*** Opening of Data to examine ***

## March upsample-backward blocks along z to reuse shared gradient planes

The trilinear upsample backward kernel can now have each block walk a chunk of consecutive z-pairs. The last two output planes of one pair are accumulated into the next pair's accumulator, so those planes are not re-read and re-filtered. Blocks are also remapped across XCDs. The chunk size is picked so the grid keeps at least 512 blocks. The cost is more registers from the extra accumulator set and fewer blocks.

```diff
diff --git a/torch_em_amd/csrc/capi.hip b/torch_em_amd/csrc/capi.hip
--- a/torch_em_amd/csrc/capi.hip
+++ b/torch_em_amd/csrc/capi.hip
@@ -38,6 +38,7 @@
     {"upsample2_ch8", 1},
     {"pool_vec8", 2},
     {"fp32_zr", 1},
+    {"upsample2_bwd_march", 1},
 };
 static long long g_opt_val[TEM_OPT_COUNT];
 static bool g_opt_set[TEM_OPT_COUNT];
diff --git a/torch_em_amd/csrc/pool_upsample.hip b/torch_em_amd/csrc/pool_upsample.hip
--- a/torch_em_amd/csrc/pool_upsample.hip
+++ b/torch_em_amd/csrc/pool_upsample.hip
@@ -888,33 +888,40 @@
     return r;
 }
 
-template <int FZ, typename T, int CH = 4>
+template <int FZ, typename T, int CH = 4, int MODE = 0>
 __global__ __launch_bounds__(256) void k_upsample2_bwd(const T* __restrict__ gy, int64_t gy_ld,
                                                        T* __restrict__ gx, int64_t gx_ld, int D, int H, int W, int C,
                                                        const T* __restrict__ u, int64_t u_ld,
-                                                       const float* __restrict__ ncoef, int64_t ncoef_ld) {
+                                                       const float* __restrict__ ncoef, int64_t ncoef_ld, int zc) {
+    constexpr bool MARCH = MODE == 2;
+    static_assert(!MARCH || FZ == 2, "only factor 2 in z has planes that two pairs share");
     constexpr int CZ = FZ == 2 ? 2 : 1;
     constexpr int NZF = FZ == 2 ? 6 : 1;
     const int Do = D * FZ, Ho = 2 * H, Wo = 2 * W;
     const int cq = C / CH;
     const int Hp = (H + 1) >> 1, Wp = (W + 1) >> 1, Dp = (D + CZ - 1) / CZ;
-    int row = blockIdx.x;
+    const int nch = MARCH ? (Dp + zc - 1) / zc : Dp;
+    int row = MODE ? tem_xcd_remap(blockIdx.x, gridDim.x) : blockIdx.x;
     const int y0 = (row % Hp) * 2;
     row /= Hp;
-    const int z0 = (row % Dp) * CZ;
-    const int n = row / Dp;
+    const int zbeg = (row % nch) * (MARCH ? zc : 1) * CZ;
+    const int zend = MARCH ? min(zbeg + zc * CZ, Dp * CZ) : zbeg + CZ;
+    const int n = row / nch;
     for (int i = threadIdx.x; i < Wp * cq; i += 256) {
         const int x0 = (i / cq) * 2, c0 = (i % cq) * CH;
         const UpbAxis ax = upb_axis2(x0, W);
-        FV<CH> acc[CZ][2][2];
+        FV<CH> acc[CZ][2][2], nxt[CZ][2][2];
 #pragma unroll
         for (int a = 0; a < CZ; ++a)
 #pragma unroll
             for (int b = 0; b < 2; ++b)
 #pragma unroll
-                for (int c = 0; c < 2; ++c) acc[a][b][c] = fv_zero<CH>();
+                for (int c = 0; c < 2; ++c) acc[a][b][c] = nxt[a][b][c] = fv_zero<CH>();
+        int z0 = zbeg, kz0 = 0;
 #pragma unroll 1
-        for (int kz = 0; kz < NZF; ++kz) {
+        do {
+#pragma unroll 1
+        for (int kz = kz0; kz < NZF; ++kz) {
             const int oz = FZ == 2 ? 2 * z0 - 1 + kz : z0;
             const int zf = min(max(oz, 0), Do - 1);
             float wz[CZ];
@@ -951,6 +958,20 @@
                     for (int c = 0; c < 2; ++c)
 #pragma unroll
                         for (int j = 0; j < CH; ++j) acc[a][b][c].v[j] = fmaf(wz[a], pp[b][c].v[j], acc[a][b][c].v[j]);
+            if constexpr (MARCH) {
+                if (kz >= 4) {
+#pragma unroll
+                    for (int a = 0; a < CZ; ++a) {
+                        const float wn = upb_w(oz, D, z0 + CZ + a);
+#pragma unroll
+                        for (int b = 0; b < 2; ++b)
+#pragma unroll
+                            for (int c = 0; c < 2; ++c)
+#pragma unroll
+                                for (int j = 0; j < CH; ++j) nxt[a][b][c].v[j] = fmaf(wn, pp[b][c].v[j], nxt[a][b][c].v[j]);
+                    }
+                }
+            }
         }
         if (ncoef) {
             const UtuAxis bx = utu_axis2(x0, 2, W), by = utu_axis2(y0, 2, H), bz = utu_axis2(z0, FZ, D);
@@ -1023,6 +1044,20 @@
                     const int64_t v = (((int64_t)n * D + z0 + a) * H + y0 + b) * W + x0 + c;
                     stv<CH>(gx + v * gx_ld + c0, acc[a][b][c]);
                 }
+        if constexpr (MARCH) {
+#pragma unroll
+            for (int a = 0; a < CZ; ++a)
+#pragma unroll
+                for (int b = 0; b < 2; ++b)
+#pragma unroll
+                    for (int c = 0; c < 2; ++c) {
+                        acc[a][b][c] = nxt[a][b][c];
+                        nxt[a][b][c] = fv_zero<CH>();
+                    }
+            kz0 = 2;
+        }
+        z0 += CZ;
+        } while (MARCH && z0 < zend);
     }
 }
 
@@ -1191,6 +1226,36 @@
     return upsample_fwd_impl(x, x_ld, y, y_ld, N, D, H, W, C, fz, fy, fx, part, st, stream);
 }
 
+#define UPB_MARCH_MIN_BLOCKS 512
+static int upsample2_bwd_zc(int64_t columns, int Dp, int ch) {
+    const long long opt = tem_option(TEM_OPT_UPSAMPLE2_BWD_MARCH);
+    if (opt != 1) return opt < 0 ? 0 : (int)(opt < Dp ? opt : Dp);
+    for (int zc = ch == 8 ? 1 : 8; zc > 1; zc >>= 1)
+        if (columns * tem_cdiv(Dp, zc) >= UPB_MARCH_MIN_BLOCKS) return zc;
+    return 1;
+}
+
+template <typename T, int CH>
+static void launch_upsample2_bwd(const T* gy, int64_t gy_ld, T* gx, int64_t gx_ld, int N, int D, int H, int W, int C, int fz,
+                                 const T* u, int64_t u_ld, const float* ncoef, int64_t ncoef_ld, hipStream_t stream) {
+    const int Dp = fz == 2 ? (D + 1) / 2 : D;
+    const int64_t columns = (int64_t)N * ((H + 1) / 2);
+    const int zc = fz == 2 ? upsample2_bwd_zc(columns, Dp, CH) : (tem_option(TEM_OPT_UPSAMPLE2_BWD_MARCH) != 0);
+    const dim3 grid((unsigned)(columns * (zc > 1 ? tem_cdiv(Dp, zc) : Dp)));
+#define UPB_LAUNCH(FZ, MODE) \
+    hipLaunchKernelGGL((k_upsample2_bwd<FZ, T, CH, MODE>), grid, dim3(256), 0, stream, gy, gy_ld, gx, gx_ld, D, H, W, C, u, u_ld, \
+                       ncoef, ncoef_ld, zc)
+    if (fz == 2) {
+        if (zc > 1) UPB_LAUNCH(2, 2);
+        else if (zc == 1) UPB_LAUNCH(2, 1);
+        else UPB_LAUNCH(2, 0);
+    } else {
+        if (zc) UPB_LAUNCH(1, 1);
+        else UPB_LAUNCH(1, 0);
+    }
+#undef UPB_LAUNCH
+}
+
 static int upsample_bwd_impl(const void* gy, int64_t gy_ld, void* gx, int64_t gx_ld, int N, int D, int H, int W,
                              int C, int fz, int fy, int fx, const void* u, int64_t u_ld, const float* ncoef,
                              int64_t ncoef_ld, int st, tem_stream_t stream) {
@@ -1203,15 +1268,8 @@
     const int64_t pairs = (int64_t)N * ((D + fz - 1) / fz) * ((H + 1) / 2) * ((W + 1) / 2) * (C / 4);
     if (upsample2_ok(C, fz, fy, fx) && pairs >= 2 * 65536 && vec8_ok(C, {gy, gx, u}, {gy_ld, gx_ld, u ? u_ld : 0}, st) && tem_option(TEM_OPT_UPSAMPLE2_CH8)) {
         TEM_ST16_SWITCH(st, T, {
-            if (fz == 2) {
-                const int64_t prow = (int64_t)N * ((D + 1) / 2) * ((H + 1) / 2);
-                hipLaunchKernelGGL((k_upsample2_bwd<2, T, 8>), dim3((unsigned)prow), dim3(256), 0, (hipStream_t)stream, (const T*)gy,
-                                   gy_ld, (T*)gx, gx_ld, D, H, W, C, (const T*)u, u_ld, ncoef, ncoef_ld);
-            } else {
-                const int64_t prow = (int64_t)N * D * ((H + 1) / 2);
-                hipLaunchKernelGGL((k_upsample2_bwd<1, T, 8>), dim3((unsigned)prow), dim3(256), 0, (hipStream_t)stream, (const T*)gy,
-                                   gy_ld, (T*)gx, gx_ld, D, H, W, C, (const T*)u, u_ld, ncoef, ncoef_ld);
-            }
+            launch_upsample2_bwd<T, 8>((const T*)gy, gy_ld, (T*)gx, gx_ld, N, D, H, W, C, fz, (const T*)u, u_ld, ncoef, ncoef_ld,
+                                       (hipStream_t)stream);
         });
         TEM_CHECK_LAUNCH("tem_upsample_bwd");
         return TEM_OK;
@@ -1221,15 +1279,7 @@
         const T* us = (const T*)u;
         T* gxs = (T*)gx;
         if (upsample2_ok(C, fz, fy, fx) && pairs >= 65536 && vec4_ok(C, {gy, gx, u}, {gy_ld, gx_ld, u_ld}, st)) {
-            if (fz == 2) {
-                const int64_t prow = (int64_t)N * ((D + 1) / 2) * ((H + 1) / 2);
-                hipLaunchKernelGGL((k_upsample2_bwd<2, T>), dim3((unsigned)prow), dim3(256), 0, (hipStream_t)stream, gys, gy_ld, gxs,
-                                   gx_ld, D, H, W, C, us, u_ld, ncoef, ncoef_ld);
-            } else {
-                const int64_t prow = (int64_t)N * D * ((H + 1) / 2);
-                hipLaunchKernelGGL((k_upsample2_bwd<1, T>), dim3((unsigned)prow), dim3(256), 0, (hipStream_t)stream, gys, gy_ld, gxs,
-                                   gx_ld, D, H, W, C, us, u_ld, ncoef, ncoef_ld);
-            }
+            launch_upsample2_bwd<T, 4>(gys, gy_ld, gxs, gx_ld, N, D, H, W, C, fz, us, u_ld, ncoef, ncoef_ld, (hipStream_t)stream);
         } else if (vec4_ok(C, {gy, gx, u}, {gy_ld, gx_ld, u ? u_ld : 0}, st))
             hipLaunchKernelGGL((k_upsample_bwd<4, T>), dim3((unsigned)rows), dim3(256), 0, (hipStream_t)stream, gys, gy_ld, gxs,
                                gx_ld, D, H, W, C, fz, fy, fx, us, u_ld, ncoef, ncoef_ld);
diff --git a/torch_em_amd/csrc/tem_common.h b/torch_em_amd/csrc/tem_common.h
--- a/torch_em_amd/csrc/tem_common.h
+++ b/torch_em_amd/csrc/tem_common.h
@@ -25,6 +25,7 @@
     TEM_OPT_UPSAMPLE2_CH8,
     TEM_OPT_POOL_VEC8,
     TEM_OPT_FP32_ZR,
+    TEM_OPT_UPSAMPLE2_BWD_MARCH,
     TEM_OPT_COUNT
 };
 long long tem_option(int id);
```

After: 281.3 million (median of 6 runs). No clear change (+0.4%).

*** Close of Data to examine ***
*** Opening of Data to examine ***

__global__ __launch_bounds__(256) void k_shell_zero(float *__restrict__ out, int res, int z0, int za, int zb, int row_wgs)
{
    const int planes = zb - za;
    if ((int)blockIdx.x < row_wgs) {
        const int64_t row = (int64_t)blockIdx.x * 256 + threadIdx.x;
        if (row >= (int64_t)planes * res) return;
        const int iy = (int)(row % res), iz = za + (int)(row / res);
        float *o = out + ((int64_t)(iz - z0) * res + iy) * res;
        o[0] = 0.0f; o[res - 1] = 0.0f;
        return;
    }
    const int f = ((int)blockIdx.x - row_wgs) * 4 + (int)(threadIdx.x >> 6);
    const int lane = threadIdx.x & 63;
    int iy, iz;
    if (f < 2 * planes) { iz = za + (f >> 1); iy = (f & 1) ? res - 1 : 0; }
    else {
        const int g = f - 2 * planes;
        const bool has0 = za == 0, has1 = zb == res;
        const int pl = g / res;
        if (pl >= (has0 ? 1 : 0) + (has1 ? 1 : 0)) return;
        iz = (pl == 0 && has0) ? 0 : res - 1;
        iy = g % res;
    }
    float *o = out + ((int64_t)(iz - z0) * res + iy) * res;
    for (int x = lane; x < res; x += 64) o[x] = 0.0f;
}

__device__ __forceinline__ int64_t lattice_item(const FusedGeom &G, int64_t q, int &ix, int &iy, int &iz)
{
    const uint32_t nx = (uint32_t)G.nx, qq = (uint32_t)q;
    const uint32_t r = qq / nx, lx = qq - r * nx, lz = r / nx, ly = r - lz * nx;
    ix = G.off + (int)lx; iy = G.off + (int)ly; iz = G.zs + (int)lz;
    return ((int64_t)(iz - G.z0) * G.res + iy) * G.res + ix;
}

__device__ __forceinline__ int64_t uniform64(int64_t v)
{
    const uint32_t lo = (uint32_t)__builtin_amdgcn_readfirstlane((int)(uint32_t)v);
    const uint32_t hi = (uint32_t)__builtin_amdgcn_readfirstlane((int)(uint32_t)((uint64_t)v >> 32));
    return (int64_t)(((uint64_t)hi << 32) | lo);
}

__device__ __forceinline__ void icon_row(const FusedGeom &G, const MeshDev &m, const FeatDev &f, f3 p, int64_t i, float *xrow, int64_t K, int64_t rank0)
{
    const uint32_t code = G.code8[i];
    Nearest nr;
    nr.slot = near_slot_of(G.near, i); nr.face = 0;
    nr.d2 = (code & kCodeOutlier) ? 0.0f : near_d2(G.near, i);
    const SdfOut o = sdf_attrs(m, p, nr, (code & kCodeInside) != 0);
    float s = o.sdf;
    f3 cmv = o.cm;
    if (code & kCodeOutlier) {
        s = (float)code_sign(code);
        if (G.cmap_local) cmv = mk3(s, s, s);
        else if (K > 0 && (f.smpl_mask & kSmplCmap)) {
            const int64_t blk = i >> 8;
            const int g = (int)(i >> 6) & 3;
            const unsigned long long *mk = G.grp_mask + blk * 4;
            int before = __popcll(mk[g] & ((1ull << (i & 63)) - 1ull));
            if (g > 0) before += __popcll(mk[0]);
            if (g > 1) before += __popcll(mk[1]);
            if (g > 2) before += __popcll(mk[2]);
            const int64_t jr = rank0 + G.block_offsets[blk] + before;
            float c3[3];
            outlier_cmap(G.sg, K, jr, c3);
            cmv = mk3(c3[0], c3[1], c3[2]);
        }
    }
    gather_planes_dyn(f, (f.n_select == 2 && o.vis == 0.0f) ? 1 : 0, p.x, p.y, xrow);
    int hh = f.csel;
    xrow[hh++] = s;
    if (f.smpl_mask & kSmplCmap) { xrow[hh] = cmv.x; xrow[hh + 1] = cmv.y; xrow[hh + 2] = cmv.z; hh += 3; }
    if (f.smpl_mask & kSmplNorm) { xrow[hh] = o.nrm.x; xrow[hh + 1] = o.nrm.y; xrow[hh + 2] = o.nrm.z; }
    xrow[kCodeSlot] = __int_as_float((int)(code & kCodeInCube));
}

*** Close of Data to examine ***

Give the number of lines in the data above that contain the word "threadIdx", with no accompanying text.

Task solution: 4